* INPUT FOR THIS TASK:

# FeMTTU/femus

Measured on AMD Instinct MI355X. Metric: assembled DOFs/sec + V-cycle SpMV GB/s (% HBM peak), 3D Poisson Q2, higher is better.
Workload: dtype f64

## Files before the change

### femus_amd/_lib.py

```python
import ctypes
import os

_HERE = os.path.dirname(os.path.abspath(__file__))
_LIB = None


class LibraryMissing(RuntimeError):
    pass


def library_path():
    return os.environ.get("FEMUS_HIP_LIBRARY") or os.path.join(_HERE, "lib", "libfemus_hip.so")


def load_library():
    global _LIB
    if _LIB is None:
        p = library_path()
        if not os.path.exists(p):
            raise LibraryMissing(
                "%s not found: build it with `python -c 'import __graft_entry__ as g; g.build()'` "
                "(or `make -C femus_amd/csrc`). There is no CPU fallback." % p)
        os.environ.setdefault("HSA_ENABLE_IPC_MODE_LEGACY", "0")
        import torch
# ... 43 lines not shown
    sig("fh_vec_download", c_void_p, c_void_p)
    sig("fh_vec_set_values", c_void_p, c_int, c_void_p, c_void_p)
    sig("fh_vec_add_values", c_void_p, c_int, c_void_p, c_void_p)
    sig("fh_vec_get_values", c_void_p, c_int, c_void_p, c_void_p)
    sig("fh_vec_axpy", c_void_p, c_double, c_void_p)
    sig("fh_vec_aypx", c_void_p, c_double, c_void_p)
    sig("fh_vec_shift", c_void_p, c_double)
    sig("fh_vec_scale", c_void_p, c_double)
    sig("fh_vec_abs", c_void_p)
    sig("fh_vec_pointwise_mult", c_void_p, c_void_p, c_void_p)
    sig("fh_vec_dot", c_void_p, c_void_p, P(c_double))
    sig("fh_vec_norm", c_void_p, c_int, P(c_double))
    sig("fh_vec_reduce", c_void_p, c_int, P(c_double))
    sig("fh_mat_create_csr", c_void_p, c_int, c_int, c_void_p, c_void_p, c_void_p, P(c_void_p))
    sig("fh_mat_destroy", c_void_p)
    sig("fh_mat_size", c_void_p, P(c_int), P(c_int), P(c_int))
    sig("fh_mat_zero", c_void_p)
    sig("fh_mat_set_values_csr", c_void_p, c_void_p)
    sig("fh_mat_get_values_csr", c_void_p, c_void_p)
    sig("fh_mat_get_pattern", c_void_p, c_void_p, c_void_p)
    sig("fh_mat_add_block", c_void_p, c_int, c_void_p, c_int, c_void_p, c_void_p)
    sig("fh_mat_insert_row", c_void_p, c_int, c_int, c_void_p, c_void_p)
    sig("fh_mat_get_row", c_void_p, c_int, P(c_int), c_void_p, c_void_p)
    sig("fh_mat_zero_rows", c_void_p, c_int, c_void_p, c_double)
    sig("fh_mat_zero_cols", c_void_p, c_int, c_void_p)
    sig("fh_mat_get_diagonal", c_void_p, c_void_p)
    sig("fh_mat_transpose", c_void_p, P(c_void_p))
    sig("fh_mat_ptap", c_void_p, c_void_p, P(c_void_p))
    sig("fh_mat_matmul", c_void_p, c_void_p, P(c_void_p))
    sig("fh_mat_norm", c_void_p, c_int, P(c_double))
    sig("fh_mat_abc", c_void_p, c_void_p, c_void_p, P(c_void_p))
    sig("fh_mat_col_mask", c_void_p, c_int, c_void_p, c_void_p)
    sig("fh_mat_row_mask", c_void_p, c_void_p, c_void_p)
    sig("fh_mat_restrict", c_void_p, c_int, c_void_p, c_void_p, c_int, P(c_void_p), P(c_void_p))
    sig("fh_mat_restrict_check", c_void_p, c_int, c_void_p, c_void_p, P(c_double))
    sig("fh_mat_value_map", c_void_p, c_void_p, c_void_p, c_void_p, P(c_void_p))
    sig("fh_halo_allreduce_mat", c_void_p, c_void_p)
    sig("fh_spmv", c_void_p, c_void_p, c_void_p, c_int, c_void_p, c_void_p, c_double)
    sig("fh_spmv_transpose", c_void_p, c_void_p, c_void_p)
    sig("fh_fe_gauss", c_int, c_int, P(c_int), c_void_p, c_void_p)
    sig("fh_fe_tables", c_int, c_int, c_int, P(c_int), P(c_int), c_void_p, c_void_p)
    sig("fh_fe_tables_d2", c_int, c_int, c_int, c_void_p)
    sig("fh_fe_jacobian", c_void_p, c_int, c_int, c_int, c_int, c_int, c_void_p, c_int, c_void_p, c_void_p, c_void_p, c_void_p)
    sig("fh_fe_elem_prolongator", c_int, c_int, P(c_int), P(c_int), c_void_p)
    sig("fh_mesh_box", c_int, c_int, c_int, c_void_p, c_void_p, P(c_void_p))
    sig("fh_mesh_refine", c_void_p, P(c_void_p))
    sig("fh_mesh_destroy", c_void_p)
    sig("fh_mesh_clear_boundary_faces", c_void_p, ctypes.c_uint)
    sig("fh_mesh_set_coords", c_void_p, c_void_p)
    sig("fh_mg_set_level_distributed", c_void_p, c_int, c_void_p, c_int)
    sig("fh_halo_sizes", c_void_p, P(c_int), P(c_int))
    sig("fh_halo_allreduce_vec", c_void_p, c_void_p)
    sig("fh_mesh_info", c_void_p, P(c_int), P(c_int), P(c_int), P(c_int), c_void_p, P(c_int))
    sig("fh_mesh_get", c_void_p, c_void_p, c_void_p, c_void_p)
    sig("fh_mesh_child_elems", c_void_p, c_void_p)
    sig("fh_mesh_dirichlet_dofs", c_void_p, c_int, P(c_int), c_void_p)
    sig("fh_pattern_from_elements", c_int, c_int, c_void_p, c_int, c_void_p, c_void_p)
    sig("fh_build_prolongator", c_void_p, c_void_p, c_void_p, c_int, c_int, P(c_void_p))
    sig("fh_assembler_create", c_void_p, c_int, c_int, c_int, c_int, c_int, c_void_p, c_int, c_void_p, c_void_p, P(c_void_p))
    sig("fh_assembler_destroy", c_void_p)
    sig("fh_assemble_poisson", c_void_p, c_void_p, c_int, c_void_p, c_void_p, c_void_p)
    sig("fh_assembler_info", c_void_p, P(c_int), P(ctypes.c_int64), P(c_double))
    sig("fh_assembler_geom_cache_info", c_void_p, P(c_int), P(ctypes.c_int64))
    sig("fh_assembler_plan_info", c_void_p, P(ctypes.c_int64), P(c_int))
    sig("fh_element_matrices_poisson", c_void_p, c_void_p, c_int, c_void_p, c_void_p, c_void_p)
    sig("fh_fe_face_nodes", c_int, c_int, c_int, P(c_int), c_void_p)
    sig("fh_fe_node_ref", c_int, c_int, c_void_p)
    sig("fh_fe_node_ref_coords", c_int, c_int, c_void_p)
    sig("fh_assemble_neumann_faces", c_void_p, c_int, c_int, c_int, c_int, c_void_p, c_void_p, c_int, c_void_p, c_void_p)
    sig("fh_assemble_neumann_faces_expr", c_void_p, c_int, c_int, c_int, c_int, c_void_p, c_void_p, c_int, c_void_p, c_int, c_void_p, c_void_p)
    sig("fh_assemble_advdiff_line", c_void_p, c_int, c_int, c_int, c_void_p, c_int, c_void_p, c_void_p, c_double, c_double, c_void_p, c_void_p, c_void_p)
    sig("fh_assemble_poisson_rows", c_void_p, c_int, c_int, c_int, c_int, c_int, c_void_p, c_int, c_void_p, c_void_p, c_void_p, c_double, c_void_p, c_void_p)
    sig("fh_assemble_poisson_mixed", c_void_p, c_int, c_int, c_int, c_int, c_void_p, c_void_p, c_int, c_void_p, c_void_p, c_void_p, c_double, c_void_p, c_void_p)
    sig("fh_generic_assembler_create", c_void_p, c_int, c_int, c_int, c_int, c_void_p, c_int, c_void_p, c_int, c_void_p, c_void_p, P(c_void_p))
    sig("fh_generic_assembler_set_coords", c_void_p, c_int, c_void_p)
    sig("fh_generic_assembler_assemble", c_void_p, c_void_p, c_void_p, c_double, c_void_p, c_void_p)
    sig("fh_generic_assembler_info", c_void_p, P(c_int), P(ctypes.c_int64), P(ctypes.c_int64), P(ctypes.c_int64))
    sig("fh_generic_assembler_destroy", c_void_p)
    sig("fh_assemble_pressure_faces", c_void_p, c_int, c_int, c_int, c_void_p, c_void_p, c_void_p, c_int, c_void_p, c_int, c_void_p, c_void_p, c_double, c_void_p)
    sig("fh_fe_face_normals", c_int, c_int, c_int, c_int, c_int, c_void_p, c_int, c_void_p, c_void_p)
    sig("fh_mesh_read_gambit", c_char_p, c_double, P(c_void_p))
    sig("fh_mesh_refine_flagged", c_void_p, c_void_p, P(c_void_p))
    sig("fh_mesh_refine_device", c_void_p, c_void_p, c_void_p, P(c_void_p))
    sig("fh_elem_mesh_create", c_void_p, c_int, c_int, c_int, c_void_p, c_void_p, c_void_p, c_void_p, c_void_p, P(c_void_p))
    sig("fh_elem_mesh_refine", c_void_p, P(c_void_p))
    sig("fh_elem_mesh_set_levels", c_void_p, c_void_p)
    sig("fh_elem_mesh_flag", c_void_p, c_void_p, c_void_p)
    sig("fh_elem_mesh_refine_flagged", c_void_p, c_void_p, P(c_void_p))
    sig("fh_elem_mesh_error_flag", c_void_p, c_int, c_int, c_void_p, c_void_p, c_int, c_double, c_double, c_void_p, c_void_p, P(c_double), P(ctypes.c_longlong), P(c_int))
    sig("fh_elem_mesh_error_indicators", c_void_p, c_int, c_int, c_void_p, c_int, c_void_p, c_void_p)
    sig("fh_elem_error_flag_host", c_int, c_int, c_void_p, c_void_p, c_void_p, c_int, c_int, c_void_p, c_int, c_int, c_void_p, c_void_p, c_int, c_double, c_double,
        c_void_p, c_void_p, c_void_p, c_void_p, P(c_double), P(ctypes.c_longlong), P(c_int))
    sig("fh_elem_mesh_error_norms", c_void_p, c_int, c_int, c_void_p, c_int, c_void_p, c_void_p, c_void_p, c_void_p, c_void_p, c_void_p)
    sig("fh_elem_error_norms_host", c_int, c_int, c_void_p, c_void_p, c_int, c_void_p, c_int, c_int, c_void_p, c_int, c_void_p, c_void_p, c_void_p, c_void_p, c_void_p,
        c_void_p)
    sig("fh_elem_mesh_elem_levels", c_void_p, c_void_p, c_void_p, c_void_p, P(c_int))
    sig("fh_elem_mesh_info", c_void_p, P(c_int), P(c_int), P(c_int), c_void_p, P(c_int))
    sig("fh_elem_mesh_get", c_void_p, c_void_p, c_void_p, c_void_p, c_void_p)
    sig("fh_elem_mesh_destroy", c_void_p)
    sig("fh_elem_mesh_prolongator", c_void_p, c_void_p, c_int, P(c_void_p))
    sig("fh_elem_mesh_boundary_dofs", c_void_p, c_int, c_int, c_void_p, P(c_int), c_void_p)
    sig("fh_elem_mesh_matrix", c_void_p, c_int, P(c_void_p))
    sig("fh_elem_mesh_boundary_faces", c_void_p, c_int, c_int, c_void_p, P(c_int), c_void_p, c_void_p, c_void_p, c_void_p)
    sig("fh_elem_mesh_boundary_owners", c_void_p, c_int, c_int, c_void_p, P(c_int), c_void_p, c_void_p, c_void_p)
    sig("fh_generic_assembler_create_from_mesh", c_void_p, c_int, c_int, c_void_p, P(c_void_p))
    sig("fh_generic_assembler_shapes", c_void_p, P(c_int))
    sig("fh_generic_assembler_plan_sizes", c_void_p, P(c_int), P(ctypes.c_int64), P(ctypes.c_int64))
    sig("fh_generic_assembler_get_plan", c_void_p, c_void_p, c_void_p, c_void_p)
    sig("fh_elem_amr_constraints_host", c_int, c_int, c_int, c_void_p, c_void_p, c_void_p, c_void_p, c_void_p, c_int, c_int, P(c_int), P(c_int), c_void_p, c_void_p,
        c_void_p, c_void_p)
    sig("fh_elem_mesh_amr_constraints", c_void_p, c_int, c_int, P(c_int), P(c_int), c_void_p, c_void_p, c_void_p, c_void_p)
    sig("fh_elem_mesh_amr_prolongator", c_void_p, c_int, c_int, P(c_void_p))
    sig("fh_elem_mesh_amr_timings", c_void_p, c_void_p)
    sig("fh_mesh_elem_groups", c_void_p, c_void_p, c_void_p)
    sig("fh_mat_create_from_mesh", c_void_p, c_void_p, c_int, P(c_void_p))
    sig("fh_assembler_create_mesh", c_void_p, c_void_p, c_int, c_int, c_void_p, P(c_void_p))
    sig("fh_mesh_elem_centroids", c_void_p, c_void_p)
    sig("fh_mesh_elem_levels", c_void_p, c_void_p, P(c_int))
    sig("fh_mesh_amr_constraints", c_void_p, c_int, P(c_int), P(c_int), c_void_p, c_void_p, c_void_p, c_void_p)
    sig("fh_mesh_set_amr_mode", c_void_p, c_int)
    sig("fh_build_amr_prolongator", c_void_p, c_void_p, c_int, P(c_void_p))
    sig("fh_system_elem_dofs", c_void_p, c_int, c_void_p, P(c_int), c_void_p, c_void_p)
    sig("fh_build_system_prolongator", c_void_p, c_void_p, c_void_p, c_int, c_void_p, P(c_void_p))
    sig("fh_mesh_vertex_patches", c_void_p, c_int, c_void_p, P(c_int), P(c_int), c_void_p, c_void_p)
    sig("fh_ns_assembler_create", c_void_p, c_int, c_int, c_int, c_int, c_void_p, c_int, c_int, c_void_p, c_void_p, P(c_void_p))
    sig("fh_ns_pw_assembler_create", c_void_p, c_int, c_int, c_int, c_int, c_void_p, c_int, c_void_p, c_void_p, P(c_void_p))
    sig("fh_advdiff_assembler_create", c_void_p, c_int, c_int, c_int, c_int, c_void_p, c_int, c_void_p, c_void_p, P(c_void_p))
    sig("fh_assemble_advection_diffusion", c_void_p, c_void_p, c_void_p, c_double, c_void_p, c_void_p)
    sig("fh_ns_assembler_destroy", c_void_p)
    sig("fh_assemble_navier_stokes", c_void_p, c_void_p, c_double, c_void_p, c_void_p)
    sig("fh_ns_element_matrices", c_void_p, c_void_p, c_double, c_void_p, c_void_p)
    sig("fh_mg_set_level_patches", c_void_p, c_int, c_int, c_void_p, c_void_p)
    sig("fh_mg_set_level_solver", c_void_p, c_int, c_int, c_int)
    sig("fh_expr_compile", c_char_p, c_char_p, P(c_void_p))
    sig("fh_expr_eval", c_void_p, c_void_p, P(c_double))
    sig("fh_expr_eval_many", c_void_p, c_int, c_void_p, c_void_p)
    sig("fh_expr_eval_device", c_void_p, c_void_p, c_int, c_void_p, c_void_p)
    sig("fh_expr_program", c_void_p, P(c_int), P(c_int), c_void_p, c_void_p)
    sig("fh_expr_nvars", c_void_p, P(c_int))
    sig("fh_expr_destroy", c_void_p)
    sig("fh_assemble_poisson_expr", c_void_p, c_void_p, c_void_p, c_double, c_void_p, c_void_p)
    sig("fh_halo_create_host", c_void_p, c_int, c_int, c_void_p, c_void_p, c_void_p, c_void_p, c_void_p, c_void_p, P(c_void_p))
    sig("fh_index_create", c_void_p, c_int, c_void_p, P(c_void_p))
    sig("fh_index_destroy", c_void_p)
    sig("fh_mat_zero_rows_index", c_void_p, c_void_p, c_double)
    sig("fh_vec_set_index", c_void_p, c_void_p, c_double)
    sig("fh_mat_gather_values", c_void_p, c_void_p, c_void_p)
    sig("fh_vec_gather", c_void_p, c_void_p, c_void_p)
    sig("fh_mg_create", c_void_p, c_int, P(c_void_p))
    sig("fh_mg_set_level", c_void_p, c_int, c_void_p, c_void_p, c_void_p, c_int, c_double, c_int, c_int)
    sig("fh_mg_set_coarse_coords", c_void_p, c_int, c_int, c_void_p)
    sig("fh_mg_coarse_info", c_void_p, P(c_int), P(c_int), P(c_int), P(c_int))
    sig("fh_coarse_dissection", c_int, c_void_p, c_void_p, c_int, c_void_p, c_int, c_void_p, c_void_p, P(c_int))
    sig("fh_mg_setup", c_void_p)
    sig("fh_mg_vcycle", c_void_p, c_void_p, c_void_p)
    sig("fh_mg_solve", c_void_p, c_void_p, c_void_p, c_int, c_double, c_double, c_double, c_int, c_int, P(c_int), P(c_double))
    sig("fh_mg_destroy", c_void_p)
    sig("fh_halo_unique_id", c_void_p)
    sig("fh_halo_create", c_void_p, c_int, c_int, c_void_p, c_void_p, c_void_p, c_void_p, P(c_void_p))
    sig("fh_halo_create_shared", c_void_p, c_void_p, c_void_p, c_void_p, P(c_void_p))
    sig("fh_halo_update", c_void_p, c_void_p)
    sig("fh_halo_begin", c_void_p, c_void_p)
    sig("fh_halo_end", c_void_p)
    sig("fh_spmv_ghosted", c_void_p, c_void_p, c_void_p, c_void_p, c_int, c_void_p, c_void_p, c_double)
    sig("fh_halo_stats", c_void_p, c_int, P(ctypes.c_int64), P(ctypes.c_int64), P(c_double), P(c_double))
    sig("fh_mat_split_info", c_void_p, c_int, P(c_int), P(c_int))
    sig("fh_halo_allreduce_sum", c_void_p, c_void_p, c_int)
    sig("fh_halo_destroy", c_void_p)
    sig("fh_dd_box_node_keys", c_int, c_void_p, c_int, c_int, c_void_p, c_void_p, c_void_p)
    sig("fh_dd_plan_create", c_int, c_int, c_int, c_void_p, c_void_p, c_void_p, c_void_p, c_void_p, P(c_void_p))
    sig("fh_dd_plan_sizes", c_void_p, P(c_int), P(c_int), P(c_int))
    sig("fh_dd_plan_get", c_void_p, c_void_p, c_void_p, c_void_p, c_void_p, c_void_p, c_void_p)
    sig("fh_dd_plan_global", c_void_p, c_void_p, c_void_p)
    sig("fh_dd_plan_halo", c_void_p, c_void_p, c_void_p, c_void_p, P(c_void_p))
    sig("fh_dd_plan_destroy", c_void_p)
    sig("fh_dd_system_offsets", c_int, c_int, c_void_p, c_void_p, c_void_p)
    sig("fh_dd_system_dofs", c_int, c_int, c_void_p, c_void_p, c_int, c_int, c_void_p, c_void_p, c_void_p)
    sig("fh_write_vtu", c_void_p, c_char_p, c_int, c_void_p, c_void_p, c_void_p)
    sig("fh_write_gmv", c_void_p, c_char_p, c_int, c_int, c_void_p, c_void_p, c_void_p)
    sig("fh_xdmf_available")
    sig("fh_assembler_galerkin", c_void_p, c_void_p, c_void_p, c_int, c_void_p, c_int, c_void_p, c_void_p)
    sig("fh_spmv_expected_bytes", c_void_p, c_int, P(ctypes.c_int64), P(ctypes.c_int64))
    sig("fh_mesh_partition", c_void_p, c_int, c_void_p)
    sig("fh_mesh_partition_weighted", c_void_p, c_int, c_void_p, c_void_p)
    sig("fh_mesh_rank_elements", c_void_p, c_void_p, c_int, P(c_int), P(c_int), c_void_p)
    sig("fh_mesh_submesh", c_void_p, c_int, c_void_p, P(c_void_p), c_void_p)
    sig("fh_dd_topo_node_keys", c_void_p, c_void_p, c_int, c_void_p, c_void_p, c_int, c_void_p, c_void_p)
    sig("fh_write_xdmf", c_void_p, c_char_p, c_char_p, c_int, c_int, c_int, c_void_p, c_void_p, c_void_p)
    sig("fh_vec_binary_print", c_void_p, c_char_p)
    sig("fh_vec_binary_load", c_void_p, c_char_p)
    sig("fh_host_binary_print", c_char_p, c_int, c_void_p)
    sig("fh_host_binary_load", c_char_p, P(c_int), c_void_p)
```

* ACTION ITEM: Extract every line containing the string "ctypes" from the data above.

* ANSWER SECTION:
import ctypes
    sig("fh_mesh_clear_boundary_faces", c_void_p, ctypes.c_uint)
    sig("fh_assembler_info", c_void_p, P(c_int), P(ctypes.c_int64), P(c_double))
    sig("fh_assembler_geom_cache_info", c_void_p, P(c_int), P(ctypes.c_int64))
    sig("fh_assembler_plan_info", c_void_p, P(ctypes.c_int64), P(c_int))
    sig("fh_generic_assembler_info", c_void_p, P(c_int), P(ctypes.c_int64), P(ctypes.c_int64), P(ctypes.c_int64))
    sig("fh_elem_mesh_error_flag", c_void_p, c_int, c_int, c_void_p, c_void_p, c_int, c_double, c_double, c_void_p, c_void_p, P(c_double), P(ctypes.c_longlong), P(c_int))
        c_void_p, c_void_p, c_void_p, c_void_p, P(c_double), P(ctypes.c_longlong), P(c_int))
    sig("fh_generic_assembler_plan_sizes", c_void_p, P(c_int), P(ctypes.c_int64), P(ctypes.c_int64))
    sig("fh_halo_stats", c_void_p, c_int, P(ctypes.c_int64), P(ctypes.c_int64), P(c_double), P(c_double))
    sig("fh_spmv_expected_bytes", c_void_p, c_int, P(ctypes.c_int64), P(ctypes.c_int64))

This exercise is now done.